■ **To do**
Copy the data exactly from the line that contains "const int c0 = wid << 6;" through the line that contains "v4f x = xb[chunk & 1][c];", keeping both end lines and leaving out everything else.

____

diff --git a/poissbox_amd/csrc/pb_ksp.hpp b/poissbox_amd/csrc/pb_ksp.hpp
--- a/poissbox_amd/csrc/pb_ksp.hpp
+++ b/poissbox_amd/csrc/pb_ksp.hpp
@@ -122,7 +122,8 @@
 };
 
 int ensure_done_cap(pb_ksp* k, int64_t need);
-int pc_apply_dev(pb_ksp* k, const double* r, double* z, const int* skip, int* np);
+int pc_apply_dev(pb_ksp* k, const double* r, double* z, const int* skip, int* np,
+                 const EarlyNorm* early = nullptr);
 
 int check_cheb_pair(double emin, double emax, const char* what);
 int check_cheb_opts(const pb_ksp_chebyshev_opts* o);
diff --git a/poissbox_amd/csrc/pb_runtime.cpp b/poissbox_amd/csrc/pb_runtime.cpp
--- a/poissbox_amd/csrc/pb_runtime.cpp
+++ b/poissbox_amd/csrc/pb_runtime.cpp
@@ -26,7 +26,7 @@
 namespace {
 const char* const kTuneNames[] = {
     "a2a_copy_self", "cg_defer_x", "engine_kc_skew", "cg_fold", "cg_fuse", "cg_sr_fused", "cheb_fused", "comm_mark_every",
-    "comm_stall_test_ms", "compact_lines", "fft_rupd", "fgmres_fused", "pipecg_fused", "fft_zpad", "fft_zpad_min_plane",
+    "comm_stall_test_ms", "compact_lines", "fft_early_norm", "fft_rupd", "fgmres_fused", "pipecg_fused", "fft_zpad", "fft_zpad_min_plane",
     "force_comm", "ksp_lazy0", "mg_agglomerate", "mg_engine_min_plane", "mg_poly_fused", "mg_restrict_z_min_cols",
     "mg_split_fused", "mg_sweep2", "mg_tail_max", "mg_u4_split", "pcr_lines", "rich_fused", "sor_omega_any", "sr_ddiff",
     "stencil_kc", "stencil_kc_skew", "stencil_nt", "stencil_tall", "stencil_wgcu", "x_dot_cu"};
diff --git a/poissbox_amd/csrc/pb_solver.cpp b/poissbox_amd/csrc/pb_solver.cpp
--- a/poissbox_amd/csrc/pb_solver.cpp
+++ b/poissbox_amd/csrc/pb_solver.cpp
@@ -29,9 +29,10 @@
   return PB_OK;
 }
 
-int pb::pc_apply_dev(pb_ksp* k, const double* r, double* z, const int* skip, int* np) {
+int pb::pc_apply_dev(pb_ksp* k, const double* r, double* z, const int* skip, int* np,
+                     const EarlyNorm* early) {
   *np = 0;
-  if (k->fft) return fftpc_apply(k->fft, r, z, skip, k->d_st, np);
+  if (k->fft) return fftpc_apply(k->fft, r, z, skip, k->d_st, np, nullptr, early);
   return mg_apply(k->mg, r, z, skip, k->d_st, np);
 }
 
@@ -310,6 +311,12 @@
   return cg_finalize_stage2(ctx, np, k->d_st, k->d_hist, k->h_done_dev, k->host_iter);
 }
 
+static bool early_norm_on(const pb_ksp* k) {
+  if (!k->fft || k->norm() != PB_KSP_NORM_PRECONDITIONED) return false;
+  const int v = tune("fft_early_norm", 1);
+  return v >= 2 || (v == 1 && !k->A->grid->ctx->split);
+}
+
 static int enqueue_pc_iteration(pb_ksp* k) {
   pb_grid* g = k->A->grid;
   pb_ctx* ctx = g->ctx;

____

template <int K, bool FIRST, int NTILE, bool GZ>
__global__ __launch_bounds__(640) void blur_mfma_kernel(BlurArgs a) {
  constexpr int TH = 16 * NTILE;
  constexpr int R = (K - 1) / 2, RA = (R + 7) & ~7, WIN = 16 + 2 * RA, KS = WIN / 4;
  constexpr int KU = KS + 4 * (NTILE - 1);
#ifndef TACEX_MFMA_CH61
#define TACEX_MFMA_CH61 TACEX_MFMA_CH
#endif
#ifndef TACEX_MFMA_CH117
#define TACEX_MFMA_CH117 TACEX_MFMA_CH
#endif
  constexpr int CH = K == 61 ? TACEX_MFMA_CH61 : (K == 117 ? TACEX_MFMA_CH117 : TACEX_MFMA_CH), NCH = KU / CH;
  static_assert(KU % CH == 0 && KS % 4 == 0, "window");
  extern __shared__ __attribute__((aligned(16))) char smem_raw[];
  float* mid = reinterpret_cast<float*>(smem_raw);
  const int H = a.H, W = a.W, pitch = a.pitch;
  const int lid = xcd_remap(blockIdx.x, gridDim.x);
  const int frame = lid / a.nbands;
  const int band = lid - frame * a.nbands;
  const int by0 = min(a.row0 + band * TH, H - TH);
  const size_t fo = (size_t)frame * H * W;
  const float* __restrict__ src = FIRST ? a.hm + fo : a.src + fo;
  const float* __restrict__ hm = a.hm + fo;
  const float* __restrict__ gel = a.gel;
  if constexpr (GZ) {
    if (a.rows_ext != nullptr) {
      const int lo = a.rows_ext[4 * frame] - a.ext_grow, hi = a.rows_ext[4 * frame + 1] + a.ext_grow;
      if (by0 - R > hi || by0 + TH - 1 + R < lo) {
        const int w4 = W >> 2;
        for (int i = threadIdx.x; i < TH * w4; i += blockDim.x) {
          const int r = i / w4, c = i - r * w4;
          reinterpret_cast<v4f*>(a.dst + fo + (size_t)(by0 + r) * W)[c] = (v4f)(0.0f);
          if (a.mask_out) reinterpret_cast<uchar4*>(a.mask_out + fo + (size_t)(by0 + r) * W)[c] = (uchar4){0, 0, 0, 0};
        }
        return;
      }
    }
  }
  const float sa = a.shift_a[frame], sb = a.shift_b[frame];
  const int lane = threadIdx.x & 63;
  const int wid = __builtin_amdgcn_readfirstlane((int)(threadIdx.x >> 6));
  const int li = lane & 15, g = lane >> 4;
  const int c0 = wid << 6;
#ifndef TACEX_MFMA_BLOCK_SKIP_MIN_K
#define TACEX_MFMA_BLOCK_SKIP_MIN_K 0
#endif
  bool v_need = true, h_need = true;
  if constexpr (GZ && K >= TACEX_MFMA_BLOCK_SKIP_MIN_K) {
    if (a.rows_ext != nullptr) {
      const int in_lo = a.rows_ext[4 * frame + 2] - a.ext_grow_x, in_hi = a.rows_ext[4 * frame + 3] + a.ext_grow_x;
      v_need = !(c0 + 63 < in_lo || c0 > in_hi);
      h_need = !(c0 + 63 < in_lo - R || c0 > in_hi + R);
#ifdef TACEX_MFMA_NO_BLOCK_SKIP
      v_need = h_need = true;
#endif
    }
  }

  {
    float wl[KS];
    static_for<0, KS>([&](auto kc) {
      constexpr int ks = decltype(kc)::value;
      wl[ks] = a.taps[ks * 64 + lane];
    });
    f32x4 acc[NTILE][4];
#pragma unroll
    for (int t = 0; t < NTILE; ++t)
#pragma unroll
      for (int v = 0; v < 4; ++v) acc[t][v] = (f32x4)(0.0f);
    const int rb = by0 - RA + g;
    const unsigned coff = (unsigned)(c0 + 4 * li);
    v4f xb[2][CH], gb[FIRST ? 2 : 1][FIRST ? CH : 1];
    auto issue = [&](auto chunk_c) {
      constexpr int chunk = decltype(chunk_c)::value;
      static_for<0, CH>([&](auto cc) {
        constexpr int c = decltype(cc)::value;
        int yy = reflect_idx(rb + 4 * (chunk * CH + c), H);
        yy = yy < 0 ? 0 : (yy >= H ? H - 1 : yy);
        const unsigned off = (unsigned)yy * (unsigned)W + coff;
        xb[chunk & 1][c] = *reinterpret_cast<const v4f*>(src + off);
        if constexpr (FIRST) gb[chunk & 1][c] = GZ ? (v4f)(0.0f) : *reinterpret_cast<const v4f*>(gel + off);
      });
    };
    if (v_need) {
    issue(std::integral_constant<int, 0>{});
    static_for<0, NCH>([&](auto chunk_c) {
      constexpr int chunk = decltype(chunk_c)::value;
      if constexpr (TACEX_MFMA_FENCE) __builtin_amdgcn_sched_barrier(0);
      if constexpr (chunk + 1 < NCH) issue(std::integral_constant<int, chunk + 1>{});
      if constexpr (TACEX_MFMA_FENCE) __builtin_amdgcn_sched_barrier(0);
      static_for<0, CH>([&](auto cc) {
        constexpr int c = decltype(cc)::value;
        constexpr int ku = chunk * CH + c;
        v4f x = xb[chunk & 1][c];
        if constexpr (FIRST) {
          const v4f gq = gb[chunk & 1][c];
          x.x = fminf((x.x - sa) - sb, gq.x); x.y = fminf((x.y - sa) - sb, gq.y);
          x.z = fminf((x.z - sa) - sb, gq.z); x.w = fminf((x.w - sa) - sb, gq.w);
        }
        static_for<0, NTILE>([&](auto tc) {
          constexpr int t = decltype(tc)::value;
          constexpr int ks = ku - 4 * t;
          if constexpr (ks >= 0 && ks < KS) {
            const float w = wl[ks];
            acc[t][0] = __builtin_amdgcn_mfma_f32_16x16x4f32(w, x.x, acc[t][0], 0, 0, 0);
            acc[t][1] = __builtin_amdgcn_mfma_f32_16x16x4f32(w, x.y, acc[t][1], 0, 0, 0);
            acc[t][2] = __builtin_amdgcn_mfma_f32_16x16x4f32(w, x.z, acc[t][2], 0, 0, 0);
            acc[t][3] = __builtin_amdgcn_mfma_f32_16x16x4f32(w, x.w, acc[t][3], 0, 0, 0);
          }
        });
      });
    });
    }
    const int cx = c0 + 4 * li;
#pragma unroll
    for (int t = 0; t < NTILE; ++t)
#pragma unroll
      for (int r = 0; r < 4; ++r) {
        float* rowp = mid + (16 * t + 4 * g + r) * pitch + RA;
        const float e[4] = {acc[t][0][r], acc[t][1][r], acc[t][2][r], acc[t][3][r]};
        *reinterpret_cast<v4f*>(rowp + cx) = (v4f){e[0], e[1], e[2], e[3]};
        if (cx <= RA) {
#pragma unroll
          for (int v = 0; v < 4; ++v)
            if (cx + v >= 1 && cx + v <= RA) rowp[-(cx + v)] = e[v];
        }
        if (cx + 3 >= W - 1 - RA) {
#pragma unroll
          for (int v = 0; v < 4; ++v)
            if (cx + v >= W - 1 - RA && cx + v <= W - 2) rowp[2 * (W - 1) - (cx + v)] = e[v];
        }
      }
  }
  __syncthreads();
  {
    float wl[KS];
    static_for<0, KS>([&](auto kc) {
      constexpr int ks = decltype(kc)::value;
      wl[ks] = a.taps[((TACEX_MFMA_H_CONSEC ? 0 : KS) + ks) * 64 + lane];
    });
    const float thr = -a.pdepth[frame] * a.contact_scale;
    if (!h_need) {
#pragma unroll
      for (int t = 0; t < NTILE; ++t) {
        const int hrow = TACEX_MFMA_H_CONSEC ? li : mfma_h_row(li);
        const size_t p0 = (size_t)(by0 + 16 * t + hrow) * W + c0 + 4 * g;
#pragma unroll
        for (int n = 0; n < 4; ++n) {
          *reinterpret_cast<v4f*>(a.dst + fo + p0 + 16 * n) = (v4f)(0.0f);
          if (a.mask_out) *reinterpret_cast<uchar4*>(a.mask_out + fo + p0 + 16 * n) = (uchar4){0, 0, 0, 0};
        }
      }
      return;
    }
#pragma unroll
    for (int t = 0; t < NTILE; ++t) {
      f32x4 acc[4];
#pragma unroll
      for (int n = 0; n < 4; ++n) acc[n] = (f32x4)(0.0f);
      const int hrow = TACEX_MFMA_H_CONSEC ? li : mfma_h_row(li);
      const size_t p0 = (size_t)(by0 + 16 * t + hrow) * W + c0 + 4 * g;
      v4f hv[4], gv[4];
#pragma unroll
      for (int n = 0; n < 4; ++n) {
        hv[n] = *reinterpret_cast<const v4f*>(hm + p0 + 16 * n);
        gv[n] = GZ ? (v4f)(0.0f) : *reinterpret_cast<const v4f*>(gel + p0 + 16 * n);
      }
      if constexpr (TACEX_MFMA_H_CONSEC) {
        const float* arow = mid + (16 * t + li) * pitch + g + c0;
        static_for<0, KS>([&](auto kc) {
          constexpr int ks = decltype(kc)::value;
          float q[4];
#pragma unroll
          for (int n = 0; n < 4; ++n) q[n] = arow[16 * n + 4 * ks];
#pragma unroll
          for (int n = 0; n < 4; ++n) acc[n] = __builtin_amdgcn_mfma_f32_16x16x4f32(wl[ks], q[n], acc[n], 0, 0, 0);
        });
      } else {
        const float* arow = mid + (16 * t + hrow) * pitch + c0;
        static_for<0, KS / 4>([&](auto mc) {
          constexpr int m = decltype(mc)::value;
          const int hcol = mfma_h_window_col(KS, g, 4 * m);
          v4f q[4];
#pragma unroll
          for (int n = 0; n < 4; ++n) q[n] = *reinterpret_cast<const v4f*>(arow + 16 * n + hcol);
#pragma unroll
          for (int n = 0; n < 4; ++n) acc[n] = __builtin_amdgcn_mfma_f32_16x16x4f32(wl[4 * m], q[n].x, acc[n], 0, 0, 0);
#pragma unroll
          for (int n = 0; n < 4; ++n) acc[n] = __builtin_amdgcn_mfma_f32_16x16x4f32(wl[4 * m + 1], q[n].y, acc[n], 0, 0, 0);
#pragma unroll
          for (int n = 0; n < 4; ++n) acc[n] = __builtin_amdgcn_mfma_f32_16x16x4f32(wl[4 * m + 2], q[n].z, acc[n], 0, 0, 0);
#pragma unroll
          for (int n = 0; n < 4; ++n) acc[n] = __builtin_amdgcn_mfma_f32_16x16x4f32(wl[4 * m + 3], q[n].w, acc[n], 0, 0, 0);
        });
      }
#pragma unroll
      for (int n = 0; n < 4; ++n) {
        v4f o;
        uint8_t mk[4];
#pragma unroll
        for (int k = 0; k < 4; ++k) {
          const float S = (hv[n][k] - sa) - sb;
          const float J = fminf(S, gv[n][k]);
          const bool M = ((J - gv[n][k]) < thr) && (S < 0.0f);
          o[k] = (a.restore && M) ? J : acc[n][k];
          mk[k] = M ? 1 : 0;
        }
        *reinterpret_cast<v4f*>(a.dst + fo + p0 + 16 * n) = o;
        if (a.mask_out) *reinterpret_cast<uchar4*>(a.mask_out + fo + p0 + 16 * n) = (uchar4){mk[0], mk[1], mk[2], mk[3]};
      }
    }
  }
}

____

■ **The answer**
  const int c0 = wid << 6;
#ifndef TACEX_MFMA_BLOCK_SKIP_MIN_K
#define TACEX_MFMA_BLOCK_SKIP_MIN_K 0
#endif
  bool v_need = true, h_need = true;
  if constexpr (GZ && K >= TACEX_MFMA_BLOCK_SKIP_MIN_K) {
    if (a.rows_ext != nullptr) {
      const int in_lo = a.rows_ext[4 * frame + 2] - a.ext_grow_x, in_hi = a.rows_ext[4 * frame + 3] + a.ext_grow_x;
      v_need = !(c0 + 63 < in_lo || c0 > in_hi);
      h_need = !(c0 + 63 < in_lo - R || c0 > in_hi + R);
#ifdef TACEX_MFMA_NO_BLOCK_SKIP
      v_need = h_need = true;
#endif
    }
  }

  {
    float wl[KS];
    static_for<0, KS>([&](auto kc) {
      constexpr int ks = decltype(kc)::value;
      wl[ks] = a.taps[ks * 64 + lane];
    });
    f32x4 acc[NTILE][4];
#pragma unroll
    for (int t = 0; t < NTILE; ++t)
#pragma unroll
      for (int v = 0; v < 4; ++v) acc[t][v] = (f32x4)(0.0f);
    const int rb = by0 - RA + g;
    const unsigned coff = (unsigned)(c0 + 4 * li);
    v4f xb[2][CH], gb[FIRST ? 2 : 1][FIRST ? CH : 1];
    auto issue = [&](auto chunk_c) {
      constexpr int chunk = decltype(chunk_c)::value;
      static_for<0, CH>([&](auto cc) {
        constexpr int c = decltype(cc)::value;
        int yy = reflect_idx(rb + 4 * (chunk * CH + c), H);
        yy = yy < 0 ? 0 : (yy >= H ? H - 1 : yy);
        const unsigned off = (unsigned)yy * (unsigned)W + coff;
        xb[chunk & 1][c] = *reinterpret_cast<const v4f*>(src + off);
        if constexpr (FIRST) gb[chunk & 1][c] = GZ ? (v4f)(0.0f) : *reinterpret_cast<const v4f*>(gel + off);
      });
    };
    if (v_need) {
    issue(std::integral_constant<int, 0>{});
    static_for<0, NCH>([&](auto chunk_c) {
      constexpr int chunk = decltype(chunk_c)::value;
      if constexpr (TACEX_MFMA_FENCE) __builtin_amdgcn_sched_barrier(0);
      if constexpr (chunk + 1 < NCH) issue(std::integral_constant<int, chunk + 1>{});
      if constexpr (TACEX_MFMA_FENCE) __builtin_amdgcn_sched_barrier(0);
      static_for<0, CH>([&](auto cc) {
        constexpr int c = decltype(cc)::value;
        constexpr int ku = chunk * CH + c;
        v4f x = xb[chunk & 1][c];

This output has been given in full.